▸ **ABOUT THIS EXERCISE**: Look through the lines below and extract any with the word "volatile".
== Segment start ==
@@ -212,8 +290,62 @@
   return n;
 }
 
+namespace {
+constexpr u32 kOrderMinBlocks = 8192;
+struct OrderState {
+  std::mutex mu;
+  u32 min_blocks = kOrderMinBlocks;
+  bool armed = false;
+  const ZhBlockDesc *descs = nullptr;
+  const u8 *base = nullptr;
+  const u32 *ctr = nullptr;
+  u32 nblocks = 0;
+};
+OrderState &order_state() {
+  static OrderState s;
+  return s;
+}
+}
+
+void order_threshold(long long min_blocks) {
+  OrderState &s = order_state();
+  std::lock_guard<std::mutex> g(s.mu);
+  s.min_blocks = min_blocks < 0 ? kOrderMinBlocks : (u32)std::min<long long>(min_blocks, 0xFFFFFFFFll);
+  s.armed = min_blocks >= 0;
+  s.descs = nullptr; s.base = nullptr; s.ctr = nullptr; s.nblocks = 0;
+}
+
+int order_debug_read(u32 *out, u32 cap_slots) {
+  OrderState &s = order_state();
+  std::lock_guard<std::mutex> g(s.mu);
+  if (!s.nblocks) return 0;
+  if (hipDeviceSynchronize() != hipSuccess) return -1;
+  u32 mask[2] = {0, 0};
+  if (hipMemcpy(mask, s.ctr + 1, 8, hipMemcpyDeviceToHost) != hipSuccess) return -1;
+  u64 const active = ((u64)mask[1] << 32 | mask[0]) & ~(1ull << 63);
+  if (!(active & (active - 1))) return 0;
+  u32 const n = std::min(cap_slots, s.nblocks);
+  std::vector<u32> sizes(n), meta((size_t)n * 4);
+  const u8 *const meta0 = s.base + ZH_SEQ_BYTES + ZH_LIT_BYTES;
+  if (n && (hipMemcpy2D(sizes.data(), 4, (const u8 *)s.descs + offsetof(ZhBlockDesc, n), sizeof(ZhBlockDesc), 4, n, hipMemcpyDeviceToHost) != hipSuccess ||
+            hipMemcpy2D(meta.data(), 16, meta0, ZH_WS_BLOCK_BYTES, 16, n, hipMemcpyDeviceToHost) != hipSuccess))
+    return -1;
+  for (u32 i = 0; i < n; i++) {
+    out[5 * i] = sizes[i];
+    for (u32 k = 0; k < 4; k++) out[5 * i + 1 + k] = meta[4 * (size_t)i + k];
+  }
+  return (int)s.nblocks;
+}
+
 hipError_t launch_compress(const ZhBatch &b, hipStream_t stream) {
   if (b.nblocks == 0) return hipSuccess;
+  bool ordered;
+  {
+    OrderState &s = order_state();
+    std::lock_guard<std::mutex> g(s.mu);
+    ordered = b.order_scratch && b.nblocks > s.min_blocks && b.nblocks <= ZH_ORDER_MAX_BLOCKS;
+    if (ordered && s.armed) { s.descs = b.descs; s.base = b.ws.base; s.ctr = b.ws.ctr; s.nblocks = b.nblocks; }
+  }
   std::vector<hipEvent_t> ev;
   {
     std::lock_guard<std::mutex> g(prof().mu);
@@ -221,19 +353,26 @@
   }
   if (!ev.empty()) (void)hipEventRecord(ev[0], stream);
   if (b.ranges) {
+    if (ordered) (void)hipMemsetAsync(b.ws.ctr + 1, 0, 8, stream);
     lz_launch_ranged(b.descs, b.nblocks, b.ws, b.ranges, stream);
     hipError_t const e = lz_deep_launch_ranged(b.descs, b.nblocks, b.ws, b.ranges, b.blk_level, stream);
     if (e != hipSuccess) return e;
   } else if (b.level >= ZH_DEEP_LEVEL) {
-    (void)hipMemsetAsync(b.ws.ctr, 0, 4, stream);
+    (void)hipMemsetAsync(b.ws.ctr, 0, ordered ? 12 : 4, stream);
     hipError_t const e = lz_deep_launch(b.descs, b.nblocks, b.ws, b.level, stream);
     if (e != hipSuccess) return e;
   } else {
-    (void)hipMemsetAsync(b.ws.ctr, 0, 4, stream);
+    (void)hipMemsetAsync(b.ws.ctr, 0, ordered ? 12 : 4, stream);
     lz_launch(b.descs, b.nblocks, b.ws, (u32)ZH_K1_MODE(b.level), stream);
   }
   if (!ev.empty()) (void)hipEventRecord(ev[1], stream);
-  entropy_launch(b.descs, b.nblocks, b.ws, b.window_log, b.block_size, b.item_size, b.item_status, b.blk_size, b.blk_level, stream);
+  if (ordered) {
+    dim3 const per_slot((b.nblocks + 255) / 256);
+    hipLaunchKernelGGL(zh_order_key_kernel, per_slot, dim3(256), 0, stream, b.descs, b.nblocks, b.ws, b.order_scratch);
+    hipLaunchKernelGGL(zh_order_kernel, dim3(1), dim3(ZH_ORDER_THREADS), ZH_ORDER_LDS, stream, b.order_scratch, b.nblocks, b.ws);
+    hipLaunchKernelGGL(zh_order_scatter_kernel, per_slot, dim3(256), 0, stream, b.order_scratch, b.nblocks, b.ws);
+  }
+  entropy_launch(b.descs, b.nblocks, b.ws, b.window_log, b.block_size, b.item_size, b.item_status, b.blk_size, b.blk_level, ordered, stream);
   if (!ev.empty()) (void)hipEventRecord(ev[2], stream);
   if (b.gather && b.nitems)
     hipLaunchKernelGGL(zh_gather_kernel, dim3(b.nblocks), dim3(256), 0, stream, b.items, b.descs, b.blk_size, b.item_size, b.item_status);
== Segment end ==
== Segment start ==
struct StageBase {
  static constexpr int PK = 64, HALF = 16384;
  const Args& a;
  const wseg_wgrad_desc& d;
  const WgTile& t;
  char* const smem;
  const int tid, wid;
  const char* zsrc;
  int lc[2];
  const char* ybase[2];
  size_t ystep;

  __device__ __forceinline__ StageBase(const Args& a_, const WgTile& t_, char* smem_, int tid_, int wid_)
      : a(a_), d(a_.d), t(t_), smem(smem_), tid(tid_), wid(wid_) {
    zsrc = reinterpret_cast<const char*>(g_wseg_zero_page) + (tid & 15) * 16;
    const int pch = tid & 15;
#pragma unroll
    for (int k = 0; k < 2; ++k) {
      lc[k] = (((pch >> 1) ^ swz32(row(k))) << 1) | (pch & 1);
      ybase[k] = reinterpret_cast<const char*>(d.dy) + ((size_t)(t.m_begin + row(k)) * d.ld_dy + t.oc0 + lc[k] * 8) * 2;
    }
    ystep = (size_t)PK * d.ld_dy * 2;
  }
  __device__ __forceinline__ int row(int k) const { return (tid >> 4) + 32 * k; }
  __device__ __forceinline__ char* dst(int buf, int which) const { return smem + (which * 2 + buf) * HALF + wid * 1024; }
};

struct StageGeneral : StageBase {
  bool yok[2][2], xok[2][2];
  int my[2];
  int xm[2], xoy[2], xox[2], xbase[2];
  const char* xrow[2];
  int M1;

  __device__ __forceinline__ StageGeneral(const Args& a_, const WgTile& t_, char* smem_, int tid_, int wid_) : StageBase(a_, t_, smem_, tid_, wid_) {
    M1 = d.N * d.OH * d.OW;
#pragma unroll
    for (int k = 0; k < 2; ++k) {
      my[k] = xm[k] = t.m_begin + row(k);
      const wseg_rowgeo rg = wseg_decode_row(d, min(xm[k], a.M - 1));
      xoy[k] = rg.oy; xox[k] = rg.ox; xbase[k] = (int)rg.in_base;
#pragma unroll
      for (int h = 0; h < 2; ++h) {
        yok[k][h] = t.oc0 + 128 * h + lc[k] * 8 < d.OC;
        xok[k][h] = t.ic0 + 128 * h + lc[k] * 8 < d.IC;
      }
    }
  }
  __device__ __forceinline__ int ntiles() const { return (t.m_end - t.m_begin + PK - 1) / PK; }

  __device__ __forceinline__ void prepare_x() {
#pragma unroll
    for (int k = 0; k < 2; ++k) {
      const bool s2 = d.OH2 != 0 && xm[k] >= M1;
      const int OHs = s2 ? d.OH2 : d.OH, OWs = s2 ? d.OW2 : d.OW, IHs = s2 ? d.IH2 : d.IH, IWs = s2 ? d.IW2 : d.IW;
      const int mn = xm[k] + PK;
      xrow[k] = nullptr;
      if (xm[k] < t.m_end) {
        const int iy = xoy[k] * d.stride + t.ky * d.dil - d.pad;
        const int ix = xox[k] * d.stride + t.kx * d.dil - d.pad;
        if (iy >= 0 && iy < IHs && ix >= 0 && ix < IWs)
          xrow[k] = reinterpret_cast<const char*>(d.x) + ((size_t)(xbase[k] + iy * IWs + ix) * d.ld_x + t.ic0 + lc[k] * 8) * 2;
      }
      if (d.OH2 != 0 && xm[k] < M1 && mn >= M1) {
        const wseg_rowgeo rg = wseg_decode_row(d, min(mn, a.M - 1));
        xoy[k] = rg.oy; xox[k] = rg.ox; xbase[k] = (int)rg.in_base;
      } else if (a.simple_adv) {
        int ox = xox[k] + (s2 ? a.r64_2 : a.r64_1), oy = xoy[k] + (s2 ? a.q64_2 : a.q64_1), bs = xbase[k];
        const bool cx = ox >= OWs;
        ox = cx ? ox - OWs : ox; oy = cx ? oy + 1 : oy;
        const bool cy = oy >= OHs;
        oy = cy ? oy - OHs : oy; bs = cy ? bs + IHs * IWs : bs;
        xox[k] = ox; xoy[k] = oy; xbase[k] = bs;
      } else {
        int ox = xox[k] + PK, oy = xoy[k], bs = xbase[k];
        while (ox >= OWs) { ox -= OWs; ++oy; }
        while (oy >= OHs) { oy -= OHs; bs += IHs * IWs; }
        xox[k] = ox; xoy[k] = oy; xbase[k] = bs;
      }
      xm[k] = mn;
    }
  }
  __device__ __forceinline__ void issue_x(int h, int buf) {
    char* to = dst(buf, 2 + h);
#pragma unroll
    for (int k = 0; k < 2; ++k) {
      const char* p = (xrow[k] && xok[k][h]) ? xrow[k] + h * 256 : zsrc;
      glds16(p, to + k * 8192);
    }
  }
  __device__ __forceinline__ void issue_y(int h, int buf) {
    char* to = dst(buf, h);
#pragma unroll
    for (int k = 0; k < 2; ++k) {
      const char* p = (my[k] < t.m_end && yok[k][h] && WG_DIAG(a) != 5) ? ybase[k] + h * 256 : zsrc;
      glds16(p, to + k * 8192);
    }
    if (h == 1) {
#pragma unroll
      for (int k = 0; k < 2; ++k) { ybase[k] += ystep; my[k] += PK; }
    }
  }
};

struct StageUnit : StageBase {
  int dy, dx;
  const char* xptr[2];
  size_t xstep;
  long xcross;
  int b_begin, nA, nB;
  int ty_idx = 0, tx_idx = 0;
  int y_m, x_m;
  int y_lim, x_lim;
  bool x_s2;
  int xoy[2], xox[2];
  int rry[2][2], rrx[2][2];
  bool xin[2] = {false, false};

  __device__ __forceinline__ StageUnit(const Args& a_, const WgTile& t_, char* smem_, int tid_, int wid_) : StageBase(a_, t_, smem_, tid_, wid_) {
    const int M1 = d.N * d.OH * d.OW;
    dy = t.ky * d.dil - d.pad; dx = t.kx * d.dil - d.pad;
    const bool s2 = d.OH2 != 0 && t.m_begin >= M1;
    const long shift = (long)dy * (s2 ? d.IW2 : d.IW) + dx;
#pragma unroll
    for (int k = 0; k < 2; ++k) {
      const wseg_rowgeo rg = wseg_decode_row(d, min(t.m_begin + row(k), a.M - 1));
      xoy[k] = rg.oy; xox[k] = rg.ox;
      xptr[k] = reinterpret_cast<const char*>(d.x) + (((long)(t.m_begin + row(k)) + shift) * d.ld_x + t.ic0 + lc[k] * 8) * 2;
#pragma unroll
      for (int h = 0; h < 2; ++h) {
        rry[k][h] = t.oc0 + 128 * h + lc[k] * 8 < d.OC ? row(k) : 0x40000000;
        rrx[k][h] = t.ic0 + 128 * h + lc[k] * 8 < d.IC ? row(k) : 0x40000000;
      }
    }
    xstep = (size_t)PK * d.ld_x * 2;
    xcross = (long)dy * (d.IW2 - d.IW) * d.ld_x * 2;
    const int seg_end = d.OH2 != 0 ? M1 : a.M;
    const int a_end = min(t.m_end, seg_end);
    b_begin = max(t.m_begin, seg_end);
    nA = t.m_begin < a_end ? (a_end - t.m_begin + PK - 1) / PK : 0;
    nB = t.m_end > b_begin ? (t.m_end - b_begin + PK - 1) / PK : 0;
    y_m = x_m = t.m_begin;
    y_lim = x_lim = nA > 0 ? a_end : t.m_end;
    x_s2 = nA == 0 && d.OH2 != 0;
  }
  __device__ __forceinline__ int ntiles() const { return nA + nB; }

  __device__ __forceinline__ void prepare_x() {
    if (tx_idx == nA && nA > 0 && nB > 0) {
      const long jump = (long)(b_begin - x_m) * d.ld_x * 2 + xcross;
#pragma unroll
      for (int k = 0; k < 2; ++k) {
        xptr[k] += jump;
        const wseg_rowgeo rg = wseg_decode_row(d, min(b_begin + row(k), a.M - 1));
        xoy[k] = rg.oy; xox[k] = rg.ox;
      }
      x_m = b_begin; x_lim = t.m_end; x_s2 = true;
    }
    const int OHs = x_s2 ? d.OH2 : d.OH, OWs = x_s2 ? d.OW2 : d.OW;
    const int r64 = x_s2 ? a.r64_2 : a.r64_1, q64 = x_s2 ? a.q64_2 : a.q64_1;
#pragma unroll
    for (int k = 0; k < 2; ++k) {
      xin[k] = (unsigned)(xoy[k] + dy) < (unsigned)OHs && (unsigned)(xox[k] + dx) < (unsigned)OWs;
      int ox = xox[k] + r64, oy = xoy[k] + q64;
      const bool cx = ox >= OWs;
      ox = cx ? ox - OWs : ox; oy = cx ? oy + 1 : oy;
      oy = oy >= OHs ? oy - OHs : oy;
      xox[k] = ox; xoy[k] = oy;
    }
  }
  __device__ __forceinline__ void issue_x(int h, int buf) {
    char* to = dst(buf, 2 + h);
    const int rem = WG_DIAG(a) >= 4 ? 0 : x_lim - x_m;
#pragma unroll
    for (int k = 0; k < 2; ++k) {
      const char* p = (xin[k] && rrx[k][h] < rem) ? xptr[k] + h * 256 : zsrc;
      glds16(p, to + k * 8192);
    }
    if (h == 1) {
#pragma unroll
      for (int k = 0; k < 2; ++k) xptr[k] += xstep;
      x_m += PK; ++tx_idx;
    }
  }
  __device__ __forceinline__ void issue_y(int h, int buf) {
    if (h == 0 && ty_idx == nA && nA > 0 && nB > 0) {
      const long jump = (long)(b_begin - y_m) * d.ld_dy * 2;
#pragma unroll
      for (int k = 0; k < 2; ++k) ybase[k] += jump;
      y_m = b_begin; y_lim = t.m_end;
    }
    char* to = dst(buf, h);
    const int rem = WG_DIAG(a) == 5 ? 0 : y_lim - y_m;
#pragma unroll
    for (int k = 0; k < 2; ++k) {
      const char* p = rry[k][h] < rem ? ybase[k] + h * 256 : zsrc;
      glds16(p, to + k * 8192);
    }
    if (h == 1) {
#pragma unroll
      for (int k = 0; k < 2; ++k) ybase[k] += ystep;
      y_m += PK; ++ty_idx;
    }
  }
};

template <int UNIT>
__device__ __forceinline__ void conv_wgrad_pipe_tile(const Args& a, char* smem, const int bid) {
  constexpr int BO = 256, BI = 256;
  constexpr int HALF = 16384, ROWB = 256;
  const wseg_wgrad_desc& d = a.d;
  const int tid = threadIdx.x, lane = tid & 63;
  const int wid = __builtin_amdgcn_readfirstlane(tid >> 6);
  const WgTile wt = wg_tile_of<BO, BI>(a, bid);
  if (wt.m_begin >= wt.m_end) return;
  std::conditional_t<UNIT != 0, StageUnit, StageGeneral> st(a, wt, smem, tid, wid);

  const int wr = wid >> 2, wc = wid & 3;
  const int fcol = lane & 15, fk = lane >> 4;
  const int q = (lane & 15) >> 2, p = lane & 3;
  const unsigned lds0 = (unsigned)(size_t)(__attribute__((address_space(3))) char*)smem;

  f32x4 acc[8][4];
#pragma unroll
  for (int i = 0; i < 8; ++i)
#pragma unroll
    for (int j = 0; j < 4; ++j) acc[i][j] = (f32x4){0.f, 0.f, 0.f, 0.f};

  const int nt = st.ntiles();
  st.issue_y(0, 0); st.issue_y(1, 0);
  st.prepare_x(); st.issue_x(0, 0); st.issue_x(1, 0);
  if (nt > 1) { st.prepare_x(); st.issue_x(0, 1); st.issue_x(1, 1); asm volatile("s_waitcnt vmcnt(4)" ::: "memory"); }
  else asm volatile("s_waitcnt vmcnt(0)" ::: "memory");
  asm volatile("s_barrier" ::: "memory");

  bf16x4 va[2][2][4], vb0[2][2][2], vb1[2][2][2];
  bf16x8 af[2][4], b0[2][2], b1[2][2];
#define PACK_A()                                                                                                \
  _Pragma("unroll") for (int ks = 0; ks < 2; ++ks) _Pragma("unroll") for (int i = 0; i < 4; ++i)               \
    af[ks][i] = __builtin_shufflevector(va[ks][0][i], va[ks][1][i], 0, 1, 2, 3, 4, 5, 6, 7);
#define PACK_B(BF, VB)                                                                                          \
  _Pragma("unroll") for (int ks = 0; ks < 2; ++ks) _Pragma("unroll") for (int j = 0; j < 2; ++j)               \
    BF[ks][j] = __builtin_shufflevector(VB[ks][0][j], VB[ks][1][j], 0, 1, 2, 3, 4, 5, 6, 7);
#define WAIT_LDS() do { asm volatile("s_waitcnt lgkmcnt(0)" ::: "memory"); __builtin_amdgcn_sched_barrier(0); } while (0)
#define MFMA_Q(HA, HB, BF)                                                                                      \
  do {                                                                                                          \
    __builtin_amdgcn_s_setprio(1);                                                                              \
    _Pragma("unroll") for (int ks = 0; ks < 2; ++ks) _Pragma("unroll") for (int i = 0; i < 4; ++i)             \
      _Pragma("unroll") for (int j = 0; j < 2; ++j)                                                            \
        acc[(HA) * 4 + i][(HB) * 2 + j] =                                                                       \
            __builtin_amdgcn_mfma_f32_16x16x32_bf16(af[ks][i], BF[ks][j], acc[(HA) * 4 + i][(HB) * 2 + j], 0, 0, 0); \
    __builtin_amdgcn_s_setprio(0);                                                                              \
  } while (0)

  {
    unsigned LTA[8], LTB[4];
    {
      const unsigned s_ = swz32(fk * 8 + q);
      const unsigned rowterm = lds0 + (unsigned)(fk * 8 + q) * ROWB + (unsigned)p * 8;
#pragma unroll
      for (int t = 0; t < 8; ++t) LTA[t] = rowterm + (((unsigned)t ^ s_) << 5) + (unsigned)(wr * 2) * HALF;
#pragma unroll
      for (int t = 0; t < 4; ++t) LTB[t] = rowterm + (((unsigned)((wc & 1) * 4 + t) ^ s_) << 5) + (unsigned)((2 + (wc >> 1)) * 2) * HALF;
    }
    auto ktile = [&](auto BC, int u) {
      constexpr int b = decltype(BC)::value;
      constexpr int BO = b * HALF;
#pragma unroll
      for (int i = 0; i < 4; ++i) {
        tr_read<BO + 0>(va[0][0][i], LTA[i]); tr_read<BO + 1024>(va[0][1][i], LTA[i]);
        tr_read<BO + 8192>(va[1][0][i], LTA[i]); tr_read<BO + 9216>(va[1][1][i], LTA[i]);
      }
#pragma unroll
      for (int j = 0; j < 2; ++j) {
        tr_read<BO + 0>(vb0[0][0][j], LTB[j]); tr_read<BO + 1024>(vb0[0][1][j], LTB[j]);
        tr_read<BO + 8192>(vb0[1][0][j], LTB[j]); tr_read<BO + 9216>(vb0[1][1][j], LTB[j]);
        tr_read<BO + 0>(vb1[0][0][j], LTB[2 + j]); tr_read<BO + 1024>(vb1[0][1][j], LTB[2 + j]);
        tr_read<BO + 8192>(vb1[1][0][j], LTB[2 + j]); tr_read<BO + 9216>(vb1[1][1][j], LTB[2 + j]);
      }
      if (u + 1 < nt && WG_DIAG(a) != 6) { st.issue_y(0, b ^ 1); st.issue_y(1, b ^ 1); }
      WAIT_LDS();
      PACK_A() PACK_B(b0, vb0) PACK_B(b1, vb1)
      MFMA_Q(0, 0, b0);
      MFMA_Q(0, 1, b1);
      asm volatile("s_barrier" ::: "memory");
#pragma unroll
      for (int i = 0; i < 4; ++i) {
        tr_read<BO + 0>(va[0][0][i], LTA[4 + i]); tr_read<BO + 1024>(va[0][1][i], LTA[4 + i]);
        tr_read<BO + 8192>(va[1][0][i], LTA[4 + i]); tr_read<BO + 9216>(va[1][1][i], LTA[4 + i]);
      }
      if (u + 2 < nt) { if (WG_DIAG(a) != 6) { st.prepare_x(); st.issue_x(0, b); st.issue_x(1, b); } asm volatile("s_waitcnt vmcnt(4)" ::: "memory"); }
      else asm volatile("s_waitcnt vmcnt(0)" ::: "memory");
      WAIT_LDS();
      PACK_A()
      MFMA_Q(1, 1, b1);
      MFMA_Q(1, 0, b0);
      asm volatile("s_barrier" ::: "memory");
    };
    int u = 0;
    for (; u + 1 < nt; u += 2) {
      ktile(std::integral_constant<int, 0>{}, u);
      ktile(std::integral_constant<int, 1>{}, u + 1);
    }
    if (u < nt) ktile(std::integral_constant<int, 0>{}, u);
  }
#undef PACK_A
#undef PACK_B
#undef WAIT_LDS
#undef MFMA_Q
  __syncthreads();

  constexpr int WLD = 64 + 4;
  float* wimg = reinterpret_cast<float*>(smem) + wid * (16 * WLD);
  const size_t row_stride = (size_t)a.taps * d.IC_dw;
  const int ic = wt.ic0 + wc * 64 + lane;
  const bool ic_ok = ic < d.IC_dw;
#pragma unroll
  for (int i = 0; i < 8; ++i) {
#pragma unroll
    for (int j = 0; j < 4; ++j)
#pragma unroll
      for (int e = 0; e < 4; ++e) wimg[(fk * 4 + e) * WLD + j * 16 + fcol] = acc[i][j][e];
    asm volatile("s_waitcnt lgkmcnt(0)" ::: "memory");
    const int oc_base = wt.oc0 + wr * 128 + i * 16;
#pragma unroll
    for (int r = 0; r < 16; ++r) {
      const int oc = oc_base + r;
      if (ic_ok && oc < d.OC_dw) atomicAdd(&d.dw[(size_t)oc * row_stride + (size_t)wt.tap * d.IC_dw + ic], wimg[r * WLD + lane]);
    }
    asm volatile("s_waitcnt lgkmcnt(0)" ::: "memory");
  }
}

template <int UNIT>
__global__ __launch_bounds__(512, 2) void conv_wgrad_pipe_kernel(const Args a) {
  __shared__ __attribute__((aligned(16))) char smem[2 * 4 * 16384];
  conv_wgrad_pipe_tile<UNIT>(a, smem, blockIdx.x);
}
== Segment end ==
▸ **EXPECTED ANSWER**:
  if (nt > 1) { st.prepare_x(); st.issue_x(0, 1); st.issue_x(1, 1); asm volatile("s_waitcnt vmcnt(4)" ::: "memory"); }
  else asm volatile("s_waitcnt vmcnt(0)" ::: "memory");
  asm volatile("s_barrier" ::: "memory");
#define WAIT_LDS() do { asm volatile("s_waitcnt lgkmcnt(0)" ::: "memory"); __builtin_amdgcn_sched_barrier(0); } while (0)
      asm volatile("s_barrier" ::: "memory");
      if (u + 2 < nt) { if (WG_DIAG(a) != 6) { st.prepare_x(); st.issue_x(0, b); st.issue_x(1, b); } asm volatile("s_waitcnt vmcnt(4)" ::: "memory"); }
      else asm volatile("s_waitcnt vmcnt(0)" ::: "memory");
      asm volatile("s_barrier" ::: "memory");
    asm volatile("s_waitcnt lgkmcnt(0)" ::: "memory");
    asm volatile("s_waitcnt lgkmcnt(0)" ::: "memory");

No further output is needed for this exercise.